Rassemblez les distributeurs de réactifs préremplis de blocage, de détection et d’amplification et placez-les sur le plateau de réactifs de l’instrument. Chargez les diapositives dans les tiroirs de diapositives et cliquez sur En cours d’exécution, puis sur Oui. Confirmez le début de l’exécution en vérifiant la durée de l’exécution sur le logiciel autostainer.
Le lendemain, assurez-vous que la course est terminée en observant les voyants clignotants verts sur les fentes du tiroir à glissières. Ensuite, retirez les lames de l’instrument et rincez-les vigoureusement dans un tampon de réaction 1x jusqu’à ce que la solution de glissement de couvercle liquide soit complètement retirée. Remplacer SYTO 13 par SYTO 64 à 5 000 nanomolaires pour permettre l’intégration des fluorophores.
Diluer SYTO 64 dans 1x TBS et incuber dans une chambre d’humidité pendant 15 minutes. Utilisez FITC pour DISCOVERY Fam et réglez l’exposition sur 200 millisecondes. Utilisez Cy3 pour DISCOVERY Rhodamine 6G et réglez l’exposition à 200 millisecondes.
Utilisez Texas Red pour SYTO 64 et réglez l’exposition sur 50 millisecondes. Spécifiez SYTO 64 comme canal de focus, et enfin, utilisez Cy5 pour DISCOVERY Cy5. Réglez l’exposition sur 200 millisecondes et enregistrez les modifications.
Cuire au four des sections de granulés de cellules fixées au formol et incorporées de paraffine dans un four réglé à 70 degrés Celsius pendant 20 à 60 minutes. Numérisez les diapositives sur la plate-forme de profilage spatial et sélectionnez des tailles de 50 micromètres et 300 micromètres. Le protocole de visualisation automatisé a été développé en incluant des commandes de non-utilisation pour confirmer qu’il n’y avait pas de saignement provenant des canaux voisins.
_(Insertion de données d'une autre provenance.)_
@@ -1109,13 +1301,14 @@
         T p_d = r_d;
         T r_old = wave_sum(r_d * r_d);
         bool done = (r_old <= (T)1e-12);
-        for (int step = 0; step < P.max_cg_steps && !done; step++) {
-            T Ap_d = run_pass(p_d, std::integral_constant<int, 1>{});
+        for (int step = 0; step < P.max_cg_steps - (NEXT ? 1 : 0) && !done; step++) {
+            T Ap_d = run_pass(p_d, std::integral_constant<int, 1>{}, std::false_type{});
             Ap_d += lam * p_d;
             if (!IMPLICIT && lam != lam_last && lane == k - 1) Ap_d += (lam_last - lam) * p_d;
             if (lane >= k) Ap_d = T(0);
             T alpha = cg_div(r_old, wave_sum(Ap_d * p_d));
             a_d += alpha * p_d;
+            if (!NEXT && step == P.max_cg_steps - 1) break;
             r_d -= alpha * Ap_d;
             T r_new = wave_sum(r_d * r_d);
             if (r_new <= (T)1e-8) done = true;
@@ -1124,6 +1317,14 @@
                 r_old = r_new;
             }
         }
+        if (NEXT && P.max_cg_steps > 0 && !done) {
+            T Ap_d = run_pass(p_d, std::integral_constant<int, 1>{}, std::true_type{});
+            Ap_d += lam * p_d;
+            if (!IMPLICIT && lam != lam_last && lane == k - 1) Ap_d += (lam_last - lam) * p_d;
+            if (lane >= k) Ap_d = T(0);
+            const T alpha = cg_div(r_old, wave_sum(Ap_d * p_d));
+            a_d += alpha * p_d;
+        } else if constexpr (NEXT) gather_row(tile, dn, pn);
         if (lane < k) P.A[(size_t)d.row * P.lda + lane] = a_d;
     };
 
@@ -1145,10 +1346,12 @@
         Pre p0 = load_pre(d0);
         Tile tA;
         int pend = issue_claim();
+        if constexpr (EARLY) gather_row(tA, d0, p0);
         while (rix < P.nrows) {
             const bool shrt = short_row(d0.nnz);
             if (CMF_DBG(P, 1)) {
                 dbg_fill_tile<(NE == 2) ? 2 : 4, S>(tA, (T)(p0.idx & 3) * (T)0.001);
+            } else if constexpr (EARLY) {
             } else if constexpr (MIX) {
                 if (shrt) load_tile2<T, S>(tA, P.B, P.ldb, k, p0.idx, d0.nnz, lane);
                 else load_tile_ne(tA, P.B, P.ldb, k, p0.idx, d0.nnz, lane);
@@ -1156,9 +1359,9 @@
             RowDesc d2 = load_desc(rnn);
             Pre p1 = load_pre(d1);
             if constexpr (MIX) {
-                if (shrt) solve(d0, p0, tA, std::true_type{});
-                else solve(d0, p0, tA, std::false_type{});
-            } else solve(d0, p0, tA, std::false_type{});
+                if (shrt) solve(d0, p0, tA, std::true_type{}, std::true_type{}, d1, p1);
+                else solve(d0, p0, tA, std::false_type{}, std::true_type{}, d1, p1);
+            } else solve(d0, p0, tA, std::false_type{}, std::true_type{}, d1, p1);
             const int r3 = cbase + CG_NCOUNTERS * __builtin_amdgcn_readfirstlane(pend);
             d0 = d1; p0 = p1; d1 = d2;
             rix = rnxt; rnxt = rnn; rnn = r3;
@@ -1176,13 +1379,13 @@
         if (d1.nnz > 0) load_tile_ne(tB, P.B, P.ldb, k, p1.idx, d1.nnz, lane);
         RowDesc d3 = load_desc(rix + 3 * nwaves);
         Pre p2 = load_pre(d2);
-        solve(d0, p0, tA, std::false_type{});
+        solve(d0, p0, tA, std::false_type{}, std::false_type{}, d1, p1);
         rix += nwaves;
         if (rix >= P.nrows) break;
         if (d2.nnz > 0) load_tile_ne(tA, P.B, P.ldb, k, p2.idx, d2.nnz, lane);
         RowDesc d4 = load_desc(rix + 3 * nwaves);
         Pre p3 = load_pre(d3);
-        solve(d1, p1, tB, std::false_type{});
+        solve(d1, p1, tB, std::false_type{}, std::false_type{}, d2, p2);
         rix += nwaves;
         d0 = d2; p0 = p2; d1 = d3; p1 = p3; d2 = d4;
     }
diff --git a/cmfrec_amd/csrc/device.hpp b/cmfrec_amd/csrc/device.hpp
--- a/cmfrec_amd/csrc/device.hpp
+++ b/cmfrec_amd/csrc/device.hpp
@@ -424,6 +424,45 @@
     HIP_CHECK(hipGetLastError());
 }
 
+struct CappedDesc {
+    RowDesc *dev = nullptr;
+    int nrows = 0;
+    void build(const RowDesc *desc_dev, int count, int nteams, hipStream_t st)
+    {
+        std::vector<RowDesc> h((size_t)count);
+        HIP_CHECK(hipMemcpyAsync(h.data(), desc_dev, (size_t)count * sizeof(RowDesc), hipMemcpyDeviceToHost, st));
+        HIP_CHECK(hipStreamSynchronize(st));
+        const int per_round = nteams;
+        const int rest = count - nteams;
+        const int last = nteams + ((rest - 1) / per_round) * CG_NCOUNTERS + (rest - 1) % per_round;
+        nrows = last + 1;
+        RowDesc none; none.row = 0; none.nnz = 0; none.st = 0;
+        std::vector<RowDesc> out((size_t)nrows, none);
+        for (int i = 0; i < count; i++) {
+            const int pos = (i < nteams) ? i : nteams + ((i - nteams) / per_round) * CG_NCOUNTERS + (i - nteams) % per_round;
+            out[(size_t)pos] = h[(size_t)i];
+        }
+        HIP_CHECK(hipMalloc((void **)&dev, (size_t)nrows * sizeof(RowDesc)));
+        HIP_CHECK(hipMemcpyAsync(dev, out.data(), (size_t)nrows * sizeof(RowDesc), hipMemcpyHostToDevice, st));
+        HIP_CHECK(hipStreamSynchronize(st));
+    }
+    void release(hipStream_t st)
+    {
+        if (dev == nullptr) return;
+        HIP_CHECK(hipStreamSynchronize(st));
+        HIP_CHECK(hipFree(dev));
+        dev = nullptr;
+    }
+};
+inline bool cg_teams_cap(int &grid, int teams_per_block, int count)
+{
+    const int cap = switches().cg_teams;
+    if (cap <= 0) return false;
+    grid = std::min(grid, (cap + teams_per_block - 1) / teams_per_block);
+    const int nteams = grid * teams_per_block;
+    return nteams < CG_NCOUNTERS && nteams < count;
+}
+
 template <int S, bool IMPLICIT, int W, int RPB, bool GRAMX = false, int NRES_ = 0, int NTSEL = 0>
 inline void launch_cg_bin(const DeviceInfo &dev, CgParams<real_t> P, int first, int count, BinTimers *tm, int bin, hipStream_t st, int counter_set = -1)
 {
@@ -453,8 +492,15 @@
     }
     int teams_needed = (count + RPB - 1) / RPB;
     int grid = std::min(teams_needed, dev.num_cus * blocks_per_cu);
+    CappedDesc capped;
+    if (cg_teams_cap(grid, RPB, count)) {
+        capped.build(P.desc, count, grid * RPB, st);
+        P.desc = capped.dev;
+        P.nrows = capped.nrows;
+    }
     hipLaunchKernelGGL(kern, dim3(grid), dim3(threads), smem, st, P);
     HIP_CHECK(hipGetLastError());
+    capped.release(st);
     if (tm) {
         HIP_CHECK(hipEventRecord(ev.b, st));
         tm->ev[bin].push_back(ev);
@@ -491,8 +537,15 @@
             HIP_CHECK(hipOccupancyMaxActiveBlocksPerMultiprocessor(&nb, kern, 256, smem));
             blocks_per_cu = std::max(1, nb);
         }
-        const int grid = std::min((count + 3) / 4, dev.num_cus * blocks_per_cu);
+        int grid = std::min((count + 3) / 4, dev.num_cus * blocks_per_cu);
+        CappedDesc capped;
+        if (cg_teams_cap(grid, 4, count)) {
+            capped.build(P1.desc, count, grid * 4, st);
+            P1.desc = capped.dev;
+            P1.nrows = capped.nrows;
+        }
         hipLaunchKernelGGL(kern, dim3(grid), dim3(256), smem, st, P1);
+        capped.release(st);
     }
     HIP_CHECK(hipGetLastError());
     if (tm) {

La carte thermique logarithmique 2 de tous les marqueurs inclus dans le test de protéomique spatiale comparant le protocole manuel pancytokératine CD 45 en noir au protocole automatisé 3-plex en gris montre une valeur Spearman R de 0,88. Sur les 31 anticorps utilisés dans les essais, 23 anticorps avaient une valeur Spearman R supérieure ou égale à 0,5. La carte thermique logarithmique 2 des cibles sélectionnées incluses dans le test de transcriptomique spatiale comparant le protocole manuel pancytokératine CD 45 en noir au protocole automatisé 3-plex en gris a montré des différences dans ces valeurs.
Les données de séquençage pour le protocole de visualisation automatisé 3-plex présentaient des valeurs inférieures à celles du protocole de visualisation manuelle pan-cytokératine CD 45, ce qui est également reflété par les faibles valeurs R de Spearman de 0,15. De plus, une perte de plage dynamique a été observée lors de l’utilisation du protocole automatisé de visualisation 3-plex. La détection de petits ROI dans le protocole de transcriptomique spatiale a été réalisée par la sélection de régions circulaires d’intérêt à 50 micromètres et 300 micromètres de diamètre Les numérations d’ARN pour des cibles sélectionnées sur différentes lignées cellulaires étaient comparables entre les deux régions de tailles d’intérêt après normalisation.
Ce protocole de panels de visualisation automatisés peut être adapté par les chercheurs en échangeant des marqueurs afin de développer des panels qui définissent précisément les ROI pour répondre à leurs questions de protéomique spatiale.